Linear Algebra II HT23, Trace
Flashcards
What is the trace $\text{Tr}(A)$ of a square matrix $A$?
The sum of the diagonal entries.
What is the trace $\text{Tr}(T)$ of a linear transformation $T$?
The sum of the diagonal entries of a matrix $A$ representing $T$ with respect to some basis.
What’s a quick proof that the trace $\text{Tr}(T)$ of a linear transformation $T$ is the same for any choice of basis?
Consider $A, B$ both representing $T$ with respect to different bases
\[\begin{aligned} \text{Tr}(B) &= \text{Tr}(P^{-1} A P) \\\\ &= \text{Tr}(P^{-1}P A) \\\\ &= \text{Tr}(IA) \\\\ &= \text{Tr}(A) \end{aligned}\]Proofs
Bite-sized
Cyclic property of trace: $\mathrm{Tr}(AB) = $ $\mathrm{Tr}(BA)$ whenever both products are square. More generally, $\mathrm{Tr}(ABC) = \mathrm{Tr}(BCA) = \mathrm{Tr}(CAB)$ — but $\ne \mathrm{Tr}(ACB)$ in general (the cycle order matters).
Trace and Frobenius norm: for any $B \in \mathbb R^{m \times n}$, $\ \vert B\ \vert _ F^2 = $ $\mathrm{Tr}(B^\top B)$. This is the formula behind many trace-based bounds in NLA.
Why is $\mathrm{Tr}(T)$ basis-independent for a linear map $T : V \to V$?

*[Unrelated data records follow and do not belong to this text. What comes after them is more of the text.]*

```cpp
constexpr int GS_BLOCKS = 1024;
__global__ __launch_bounds__(EW_THREADS) void grad_stats_kernel(const float* __restrict__ g, int64_t n, double* __restrict__ part) {
    double ss = 0.0;
    float bad = 0.f;
    const int64_t n4 = n / 4;
    for (int64_t i = (int64_t)blockIdx.x * EW_THREADS + threadIdx.x; i < n4; i += (int64_t)gridDim.x * EW_THREADS) {
        const f32x4 v = *reinterpret_cast<const f32x4*>(g + i * 4);
#pragma unroll
        for (int e = 0; e < 4; ++e) {
            const bool nf = (__float_as_uint(v[e]) & 0x7f800000u) == 0x7f800000u;
            const double d = nf ? 0.0 : (double)v[e];
            ss = __builtin_fma(d, d, ss);
            bad += nf ? 1.f : 0.f;
        }
    }
    if (blockIdx.x == 0 && threadIdx.x < (int)(n - n4 * 4)) {
        const float v = g[n4 * 4 + threadIdx.x];
        const bool nf = (__float_as_uint(v) & 0x7f800000u) == 0x7f800000u;
        const double d = nf ? 0.0 : (double)v;
        ss = __builtin_fma(d, d, ss);
        bad += nf ? 1.f : 0.f;
    }
    __shared__ double sh[2][EW_THREADS / 64];
    double dss = ss, dbad = bad;
#pragma unroll
    for (int o = 32; o > 0; o >>= 1) { dss += __shfl_xor(dss, o, 64); dbad += __shfl_xor(dbad, o, 64); }
    if ((threadIdx.x & 63) == 0) { sh[0][threadIdx.x >> 6] = dss; sh[1][threadIdx.x >> 6] = dbad; }
// ... 723 lines not shown
```

### metatransformer_amd/csrc/layernorm.hip

```cpp
#include "common.h"
#include <atomic>
#include <type_traits>

namespace {

constexpr int LN_THREADS = 256;
constexpr int LN_MAX_VEC = 16;

template <typename T> __device__ __forceinline__ f32x4 ld4(const void* base, int64_t idx);
template <> __device__ __forceinline__ f32x4 ld4<float>(const void* base, int64_t idx) {
    return ME_NT_LOAD(ME_POL_LN_LD, reinterpret_cast<const f32x4*>(reinterpret_cast<const float*>(base) + idx));
}
template <> __device__ __forceinline__ f32x4 ld4<bf16_t>(const void* base, int64_t idx) {
    const u32x2 raw = ME_NT_LOAD(ME_POL_LN_LD, reinterpret_cast<const u32x2*>(reinterpret_cast<const uint16_t*>(base) + idx));
    return f32x4{__uint_as_float(raw[0] << 16), __uint_as_float(raw[0] & 0xffff0000u), __uint_as_float(raw[1] << 16),
                 __uint_as_float(raw[1] & 0xffff0000u)};
}
template <typename T> __device__ __forceinline__ void st4(void* base, int64_t idx, f32x4 v);
template <> __device__ __forceinline__ void st4<float>(void* base, int64_t idx, f32x4 v) {
    ME_NT_STORE(ME_POL_LN_ST, v, reinterpret_cast<f32x4*>(reinterpret_cast<float*>(base) + idx));
}
template <> __device__ __forceinline__ void st4<bf16_t>(void* base, int64_t idx, f32x4 v) {
    bf16x4 o;
    o[0] = (bf16_t)v[0]; o[1] = (bf16_t)v[1]; o[2] = (bf16_t)v[2]; o[3] = (bf16_t)v[3];
    ME_NT_STORE(ME_POL_LN_ST, __builtin_bit_cast(u32x2, o), reinterpret_cast<u32x2*>(reinterpret_cast<uint16_t*>(base) + idx));
}

struct me_split3_tag {};

constexpr int ln_rows_per_wave(int vpl) { return vpl <= 4 ? 2 : 1; }
template <int VPL, typename TX, typename TY>
__global__ __launch_bounds__(LN_THREADS) void ln_fwd_kernel(const void* __restrict__ x, const float* __restrict__ gamma,
                                                            const float* __restrict__ beta, void* __restrict__ y,
                                                            float* __restrict__ mean_out, float* __restrict__ rstd_out,
                                                            int64_t rows, int C, float eps) {
    constexpr int LN_R = ln_rows_per_wave(VPL);
    const int lane = threadIdx.x & 63;
    const int64_t row0 = ((int64_t)blockIdx.x * (LN_THREADS / 64) + (threadIdx.x >> 6)) * LN_R;
    if (row0 >= rows) return;
    f32x4 v[LN_R][VPL], g[VPL], b[VPL];
#pragma unroll
    for (int r = 0; r < LN_R; ++r) {
        const int64_t row = row0 + r < rows ? row0 + r : rows - 1;
#pragma unroll
        for (int i = 0; i < VPL; ++i) v[r][i] = ld4<TX>(x, row * C + (int64_t)(lane + 64 * i) * 4);
    }
#pragma unroll
    for (int i = 0; i < VPL; ++i) {
        g[i] = *reinterpret_cast<const f32x4*>(gamma + (lane + 64 * i) * 4);
        b[i] = *reinterpret_cast<const f32x4*>(beta + (lane + 64 * i) * 4);
    }
    float mean[LN_R], rstd[LN_R];
#pragma unroll
    for (int r = 0; r < LN_R; ++r) {
        float s = 0.f;
#pragma unroll
        for (int i = 0; i < VPL; ++i) s += (v[r][i][0] + v[r][i][1]) + (v[r][i][2] + v[r][i][3]);
        mean[r] = wave_sum(s) / (float)C;
    }
#pragma unroll
    for (int r = 0; r < LN_R; ++r) {
        float q = 0.f;
#pragma unroll
        for (int i = 0; i < VPL; ++i) {
#pragma unroll
            for (int e = 0; e < 4; ++e) {
                const float d = v[r][i][e] - mean[r];
                q += d * d;
            }
        }
        rstd[r] = rsqrtf(wave_sum(q) / (float)C + eps);
    }
#pragma unroll
    for (int r = 0; r < LN_R; ++r) {
        const int64_t row = row0 + r;
        if (row >= rows) break;
        if (lane == 0) {
            if (mean_out) mean_out[row] = mean[r];
// ... 94 lines not shown
    const int lane = threadIdx.x & 63;
    const int64_t row = (int64_t)blockIdx.x * (LN_THREADS / 64) + (threadIdx.x >> 6);
    if (row >= rows) return;
    float s = 0.f;
    for (int c = lane; c < C; c += 64) s += load1_as_f32(x, x_dt, row * C + c);
    const float mean = wave_sum(s) / (float)C;
    float q = 0.f;
    for (int c = lane; c < C; c += 64) {
        const float d = load1_as_f32(x, x_dt, row * C + c) - mean;
        q += d * d;
    }
    const float rstd = rsqrtf(wave_sum(q) / (float)C + eps);
    if (lane == 0) {
        if (mean_out) mean_out[row] = mean;
        if (rstd_out) rstd_out[row] = rstd;
    }
    for (int c = lane; c < C; c += 64)
        store1_from_f32(y, y_dt, row * C + c, (load1_as_f32(x, x_dt, row * C + c) - mean) * rstd * gamma[c] + beta[c]);
}
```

For two matrices $A, B$ representing $T$ in different bases, $B = P^{-1} A P$ for the change-of-basis matrix $P$. Then $\mathrm{Tr}(B) = \mathrm{Tr}(P^{-1} A P) = \mathrm{Tr}(P P^{-1} A) = \mathrm{Tr}(A)$ by the cyclic property. So the trace is genuinely an invariant of the linear map, not of any particular matrix representation.